On 2020/2/28 3:17, Richard Henderson wrote:
On 2/25/20 2:35 AM, LIU Zhiwei wrote:
+static bool vext_check_reg(DisasContext *s, uint32_t reg, bool widen)
+{
+    int legal = widen ? 2 << s->lmul : 1 << s->lmul;
+
+    return !((s->lmul == 0x3 && widen) || (reg % legal));
+}
+
+static bool vext_check_overlap_mask(DisasContext *s, uint32_t vd, bool vm)
+{
+    return !(s->lmul > 1 && vm == 0 && vd == 0);
+}
+
+static bool vext_check_nf(DisasContext *s, uint32_t nf)
+{
+    return s->lmul * (nf + 1) <= 8;
+}
Some commentary would be good here, quoting the rule being applied.  E.g. "The
destination vector register group for a masked vector instruction can only
overlap the source mask regis-
ter (v0) when LMUL=1. (Section 5.3)"
Good idea.

      
+static bool ld_us_op(DisasContext *s, arg_r2nfvm *a, uint8_t seq)
+{
+    uint8_t nf = a->nf + 1;
Perhaps NF should have the +1 done during decode, so that it cannot be
forgotten here or elsewhere. 

Perhaps not.

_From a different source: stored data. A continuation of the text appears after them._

template <int NP> constexpr int kL0TabHeadBytes = 192 * NP;
template <int NP> constexpr int kL0TabEntryBytes = 8 * kL0TabHeadBytes<NP>;
template <class T, int NP, int STAMPS = 0, bool EMB = false, int TAB = 0>
__global__ __launch_bounds__(512, 2) void attn256q_kernel(float *__restrict__ x, const uint16_t *__restrict__ wstream, float inv_scale,
                                                          float scale_log2e, float inv_proj, unsigned char *__restrict__ spill,
                                                          int n_rows, unsigned long long *stamps = nullptr,
                                                          const unsigned char *__restrict__ tokens = nullptr, const float *__restrict__ etab = nullptr,
                                                          unsigned char *__restrict__ table = nullptr)
{
    static_assert(TAB == 0 || (TAB == 1 && EMB) || (TAB == 2 && !EMB && STAMPS == 0), "table modes");
    constexpr int HB = kL0TabHeadBytes<NP>, ENT = kL0TabEntryBytes<NP>;
    constexpr int C = 256, KS = 16, NH = 8, HS = 32, NW = 8;
    static_assert(NP == 2 || NP == 1, "planes");
    constexpr int MS = 8;
    constexpr int STEP = MS * NP * 1024;
    constexpr int NSLOT = 5;
    constexpr int PW = MS * NP / NW;
    constexpr int KROW = 80, VROW = 528;
    constexpr int NSPILL = 2 * NP;
    constexpr int NYLD = 14 * NP;
    static_assert(PW >= 1, "a wave moves at least one piece per step");
    extern __shared__ __attribute__((aligned(16))) unsigned char smem[];
    const int tid = threadIdx.x, lane = tid & 63;
    const int wave = __builtin_amdgcn_readfirstlane(tid >> 6);
    const int tok0 = wave * 32;
    const unsigned lane16 = (unsigned)lane * 16u;
    const unsigned lds0 = (unsigned)(size_t)smem + lane16;
    const unsigned sK = (unsigned)(size_t)smem + NSLOT * STEP, sV = sK + NP * kT * KROW;
    constexpr int PERIOD = TAB == 2 ? kA256oProjSteps : kA256oPeriod;
    const unsigned char *wbase = reinterpret_cast<const unsigned char *>(wstream) + (size_t)(wave * PW) * 1024 +
                                 (TAB == 2 ? (size_t)(kA256oPeriod - kA256oProjSteps) * STEP : 0);
    unsigned char *sp_wave = spill + ((size_t)blockIdx.x * NW + wave) * (size_t)(14 * NP * 1024);
    const int n_mine = n_rows > (int)blockIdx.x ? (n_rows - 1 - (int)blockIdx.x) / (int)gridDim.x + 1 : 0;
    unsigned long long ts[8] = {0, 0, 0, 0, 0, 0, 0, 0}, t_mark = 0;
    auto phase = [&](int i) {
        if constexpr (STAMPS == 1 || STAMPS == 3) { const unsigned long long t = __builtin_readcyclecounter(); ts[i] += t - t_mark; t_mark = t; }
    };
    auto smark = [&]() { if constexpr (STAMPS == 2) t_mark = __builtin_readcyclecounter(); };
    auto sphase = [&](int i) {
        if constexpr (STAMPS == 2) { const unsigned long long t = __builtin_readcyclecounter(); ts[i] += t - t_mark; t_mark = t; }
    };
    if constexpr (STAMPS != 0) { ts[0] = __builtin_readcyclecounter(); ts[1] = wall_clock64(); t_mark = ts[0]; }
    if (n_mine == 0) return;

    int r_issue = 0;
    int slot_cur = 0, slot_prev = NSLOT - 1;
    unsigned cur_addr = 0, nxt_addr = 0;
    auto issue = [&](int slot) {
        const unsigned char *src = wbase + (size_t)r_issue * STEP;
        unsigned char *dst = smem + (size_t)slot * STEP + (size_t)(wave * PW) * 1024;
#pragma unroll
        for (int i = 0; i < PW; i++) dma_piece(src + lane16, dst, std::integral_constant<int, 0>{}, i);
        r_issue = r_issue + 1 == PERIOD ? 0 : r_issue + 1;
    };
#pragma unroll
    for (int G = 0; G < NSLOT - 1; G++) issue(G);
    auto sync_wait = [&](auto pending_c) {
        vm_wait<decltype(pending_c)::value>();
        __builtin_amdgcn_s_barrier();
    };
    int slot_refill = 0;
    auto sync_issue = [&]() {
        issue(slot_prev);
        const int slot_next = slot_cur + 1 == NSLOT ? 0 : slot_cur + 1;
        cur_addr = lds0 + (unsigned)slot_cur * STEP;
        nxt_addr = lds0 + (unsigned)slot_next * STEP;
        slot_prev = slot_cur;
        slot_cur = slot_next;
    };
    u32x4 wb[2][2][2];
    auto lds_frag = [&](unsigned addr, auto off_c, u32x4 &dst) {
        asm volatile("ds_read_b128 %0, %1 offset:%2" : "=v"(dst) : "v"(addr), "n"(decltype(off_c)::value) : "memory");
    };
    auto lds_pair = [&](unsigned slot_addr, auto ms_c, u32x4 (&dst)[2]) {
        constexpr int ms = decltype(ms_c)::value;
        lds_frag(slot_addr, std::integral_constant<int, ms * NP * 1024>{}, dst[0]);
        if (NP == 2) lds_frag(slot_addr, std::integral_constant<int, (ms * NP + 1) * 1024>{}, dst[1]);
        else dst[1] = dst[0];
    };
    auto chunk_begin = [&](auto c_c, auto next_c) {
        constexpr int c = decltype(c_c)::value;
        asm volatile("s_waitcnt lgkmcnt(0)" ::: "memory");
        __builtin_amdgcn_sched_barrier(0);
        if (c < 3) { lds_pair(cur_addr, std::integral_constant<int, 2 * c + 2>{}, wb[(c + 1) & 1][0]); lds_pair(cur_addr, std::integral_constant<int, 2 * c + 3>{}, wb[(c + 1) & 1][1]); }
        else if (decltype(next_c)::value) { lds_pair(nxt_addr, std::integral_constant<int, 0>{}, wb[0][0]); lds_pair(nxt_addr, std::integral_constant<int, 1>{}, wb[0][1]); }
        __builtin_amdgcn_sched_barrier(0);
    };
    constexpr bool PLACED = true;
    auto chunk_wait = [&]() {
        asm volatile("s_waitcnt lgkmcnt(0)" ::: "memory");
        __builtin_amdgcn_sched_barrier(0);
    };
    auto chunk_read = [&](auto c_c, auto next_c, auto n_c) {
        constexpr int c = decltype(c_c)::value, n = decltype(n_c)::value;
        if constexpr (n < 2 * NP) {
            constexpr int fr = n / NP, pl = n % NP;
            if constexpr (c < 3) lds_frag(cur_addr, std::integral_constant<int, ((2 * c + 2 + fr) * NP + pl) * 1024>{}, wb[(c + 1) & 1][fr][pl]);
            else if constexpr (decltype(next_c)::value) lds_frag(nxt_addr, std::integral_constant<int, (fr * NP + pl) * 1024>{}, wb[0][fr][pl]);
            if constexpr (NP == 1 && (c < 3 || decltype(next_c)::value)) wb[(c + 1) & 1][fr][1] = wb[(c + 1) & 1][fr][0];
            __builtin_amdgcn_sched_barrier(0);
        }
    };
    auto pin6 = [&]() {
#pragma unroll
        for (int n = 0; n < (NP == 2 ? 12 : 4); n++) __builtin_amdgcn_sched_group_barrier(0x008, 1, 0);
        __builtin_amdgcn_sched_barrier(0);
    };
    auto pack_octet = [&](const f32x16 &v, int m, u32x4 (&dst)[2]) {
#pragma unroll
        for (int wd = 0; wd < 4; wd++) {
            unsigned a, b2;
            split2p<T, NP>(v[8 * m + 2 * wd], v[8 * m + 2 * wd + 1], a, b2);
            dst[0][wd] = a; dst[1][wd] = b2;
        }
    };
    auto mm16 = [&](const u32x4 &a, const u32x4 &b2, f32x16 &blk, auto s_c) {
        constexpr int S = decltype(s_c)::value;
        f32x4 c = {blk[4 * S], blk[4 * S + 1], blk[4 * S + 2], blk[4 * S + 3]};
        c = T::mfma16(a, b2, c);
        blk[4 * S] = c[0]; blk[4 * S + 1] = c[1]; blk[4 * S + 2] = c[2]; blk[4 * S + 3] = c[3];
    };
    auto mm16z = [&](const u32x4 &a, const u32x4 &b2, f32x16 &blk, auto s_c) {
        constexpr int S = decltype(s_c)::value;
        f32x4 c = {0.f, 0.f, 0.f, 0.f};
        c = T::mfma16(a, b2, c);
        blk[4 * S] = c[0]; blk[4 * S + 1] = c[1]; blk[4 * S + 2] = c[2]; blk[4 * S + 3] = c[3];
    };
    using I0 = std::integral_constant<int, 0>;
    using I1 = std::integral_constant<int, 1>;
    using I2 = std::integral_constant<int, 2>;
    using I3 = std::integral_constant<int, 3>;
    auto mma4 = [&](const u32x4 (&w0)[2], const u32x4 (&w1)[2], const u32x4 (&x0)[2], const u32x4 (&x1)[2], f32x16 &blk, auto swap_c, auto first_c, auto &&behind) {
        constexpr bool SW = decltype(swap_c)::value, FIRST = decltype(first_c)::value;
        auto one = [&](const u32x4 &w, const u32x4 &xx, auto s_c) {
            if constexpr (SW) mm16(xx, w, blk, s_c); else mm16(w, xx, blk, s_c);
        };
        auto onez = [&](const u32x4 &w, const u32x4 &xx, auto s_c) {
            if constexpr (!FIRST) one(w, xx, s_c);
            else if constexpr (SW) mm16z(xx, w, blk, s_c);
            else mm16z(w, xx, blk, s_c);
        };
        if (NP == 2) {
            onez(w0[1], x0[0], I0{}); behind(I0{}); onez(w1[1], x0[0], I1{}); behind(I1{}); onez(w0[1], x1[0], I2{}); behind(I2{}); onez(w1[1], x1[0], I3{}); behind(I3{});
            one(w0[0], x0[1], I0{}); behind(std::integral_constant<int, 4>{}); one(w1[0], x0[1], I1{}); behind(std::integral_constant<int, 5>{});
            one(w0[0], x1[1], I2{}); one(w1[0], x1[1], I3{});
            one(w0[0], x0[0], I0{}); one(w1[0], x0[0], I1{}); one(w0[0], x1[0], I2{}); one(w1[0], x1[0], I3{});
        } else {
            onez(w0[0], x0[0], I0{}); behind(I0{}); onez(w1[0], x0[0], I1{}); behind(I1{}); onez(w0[0], x1[0], I2{}); behind(I2{}); onez(w1[0], x1[0], I3{});
        }
    };
    auto chunk_body = [&](auto c_c, auto next_c, auto &&mm) {
        if constexpr (PLACED) {
            chunk_wait();
            constexpr bool REFILL = false;
            constexpr int N_REFILL = NP == 2 ? 5 : 2, N_LAST = REFILL ? N_REFILL : 2 * NP - 1, NMF = NP == 2 ? 12 : 4;
            mm([&](auto n_c) {
                constexpr int n = decltype(n_c)::value;
                if constexpr (n < 2 * NP) { __builtin_amdgcn_sched_barrier(0); chunk_read(c_c, next_c, n_c); }
                else if constexpr (REFILL && n == N_REFILL) { __builtin_amdgcn_sched_barrier(0); issue(slot_refill); __builtin_amdgcn_sched_barrier(0); }
            });
#pragma unroll
            for (int n = 0; n < NMF - 1 - N_LAST; n++) __builtin_amdgcn_sched_group_barrier(0x008, 1, 0);
            __builtin_amdgcn_sched_barrier(0);
        } else {
            chunk_begin(c_c, next_c);
            mm([&](auto) {});
            pin6();
        }
    };
    auto fold4 = [&](float v) {
        float a = v, b2 = v;
        asm volatile("s_nop 1\n\tv_permlane16_swap_b32 %0, %1" : "+v"(a), "+v"(b2));
        float c = a + b2, d = c;
        asm volatile("s_nop 1\n\tv_permlane32_swap_b32 %0, %1" : "+v"(c), "+v"(d));
        return c + d;
    };
    auto row_swap = [&](unsigned &a, unsigned &b2) {
        asm volatile("s_nop 1\n\tv_permlane16_swap_b32 %0, %1" : "+v"(a), "+v"(b2));
    };
    auto half_swap = [&](float v, float &lower, float &upper) {
        lower = v; upper = v;
        asm volatile("s_nop 1\n\tv_permlane32_swap_b32 %0, %1" : "+v"(lower), "+v"(upper));
    };
    auto other_half_max = [&](float v) { float a, b2; half_swap(v, a, b2); return fmaxf(a, b2); };
    auto other_half_sum = [&](float v) { float a, b2; half_swap(v, a, b2); return a + b2; };
    constexpr bool QK_UNITS = true;
    const float sc2 = 1.0f;
    const float q_units = scale_log2e * inv_scale, k_units = inv_scale;

    u32x4 xn[KS][2];

    f32x16 qa, ka;
    auto step_pair = [&](auto j_c, auto pending_c, auto &&after_barrier, auto next_c) {
        constexpr int j = decltype(j_c)::value;
        smark();
        sync_wait(pending_c);
        after_barrier();
        sync_issue();
        sphase(2);
        auto chunk = [&](auto c_c) {
            constexpr int c = decltype(c_c)::value;
            constexpr int cc = 4 * j + c, kb = cc >> 1;
            chunk_body(c_c, next_c, [&](auto &&behind) {
                using F = std::integral_constant<bool, (cc < 2)>;
                if constexpr ((cc & 1) == 0) mma4(wb[c & 1][0], wb[c & 1][1], xn[kb], xn[8 + kb], qa, std::false_type{}, F{}, behind);
                else mma4(wb[c & 1][0], wb[c & 1][1], xn[kb], xn[8 + kb], ka, std::false_type{}, F{}, behind);
            });
            asm volatile("" : "+v"(qa), "+v"(ka));
        };
        chunk(I0{}); chunk(I1{}); chunk(I2{}); chunk(I3{});
        sphase(4);
    };
    auto nothing = [&]() {};
    asm volatile("s_waitcnt vmcnt(0)" ::: "memory");
    __builtin_amdgcn_s_barrier();
    nxt_addr = lds0;
    using P4 = std::integral_constant<int, PW * (NSLOT - 3)>;
    using P4S = std::integral_constant<int, PW * (NSLOT - 3) + NSPILL>;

It will  not be used elsewhere. And it will need one more bit in FIELD().
 E.g.

%nf      31:3  !function=ex_plus_1
@r2_nfvm ... ... vm:1 ..... ..... ... ..... ....... \
         &r2nfvm %nf %rs1 %rd

Where ex_plus_1 is the obvious modification of ex_shift_1().

      
+static inline uint32_t vext_nf(uint32_t desc)
+{
+    return (simd_data(desc) >> 11) & 0xf;
+}
+
+static inline uint32_t vext_mlen(uint32_t desc)
+{
+    return simd_data(desc) & 0xff;
+}
+
+static inline uint32_t vext_vm(uint32_t desc)
+{
+    return (simd_data(desc) >> 8) & 0x1;
+}
+
+static inline uint32_t vext_lmul(uint32_t desc)
+{
+    return (simd_data(desc) >> 9) & 0x3;
+}
You should use FIELD() to define the fields, and then use FIELD_EX32 and
FIELD_DP32 to reference them.
Nice, I will find some place to define the fields.

      
+/*
+ * This function checks watchpoint before real load operation.
+ *
+ * In softmmu mode, the TLB API probe_access is enough for watchpoint check.
+ * In user mode, there is no watchpoint support now.
+ *
+ * It will triggle an exception if there is no mapping in TLB
trigger.
Yes.

      
+ * and page table walk can't fill the TLB entry. Then the guest
+ * software can return here after process the exception or never return.
+ */
+static void probe_read_access(CPURISCVState *env, target_ulong addr,
+        target_ulong len, uintptr_t ra)
+{
+    while (len) {
+        const target_ulong pagelen = -(addr | TARGET_PAGE_MASK);
+        const target_ulong curlen = MIN(pagelen, len);
+
+        probe_read(env, addr, curlen, cpu_mmu_index(env, false), ra);
+        addr += curlen;
+        len -= curlen;
+    }
+}
+
+static void probe_write_access(CPURISCVState *env, target_ulong addr,
+        target_ulong len, uintptr_t ra)
+{
+    while (len) {
+        const target_ulong pagelen = -(addr | TARGET_PAGE_MASK);
+        const target_ulong curlen = MIN(pagelen, len);
+
+        probe_write(env, addr, curlen, cpu_mmu_index(env, false), ra);
+        addr += curlen;
+        len -= curlen;
+    }
+}
A loop is overkill -- the access cannot span to 3 pages.  
Yes, I will just do as you suggest!

In the unit stride load, without mask,  the max access len is checked . It is 512 in bytes.
And current target page is 4096 in bytes.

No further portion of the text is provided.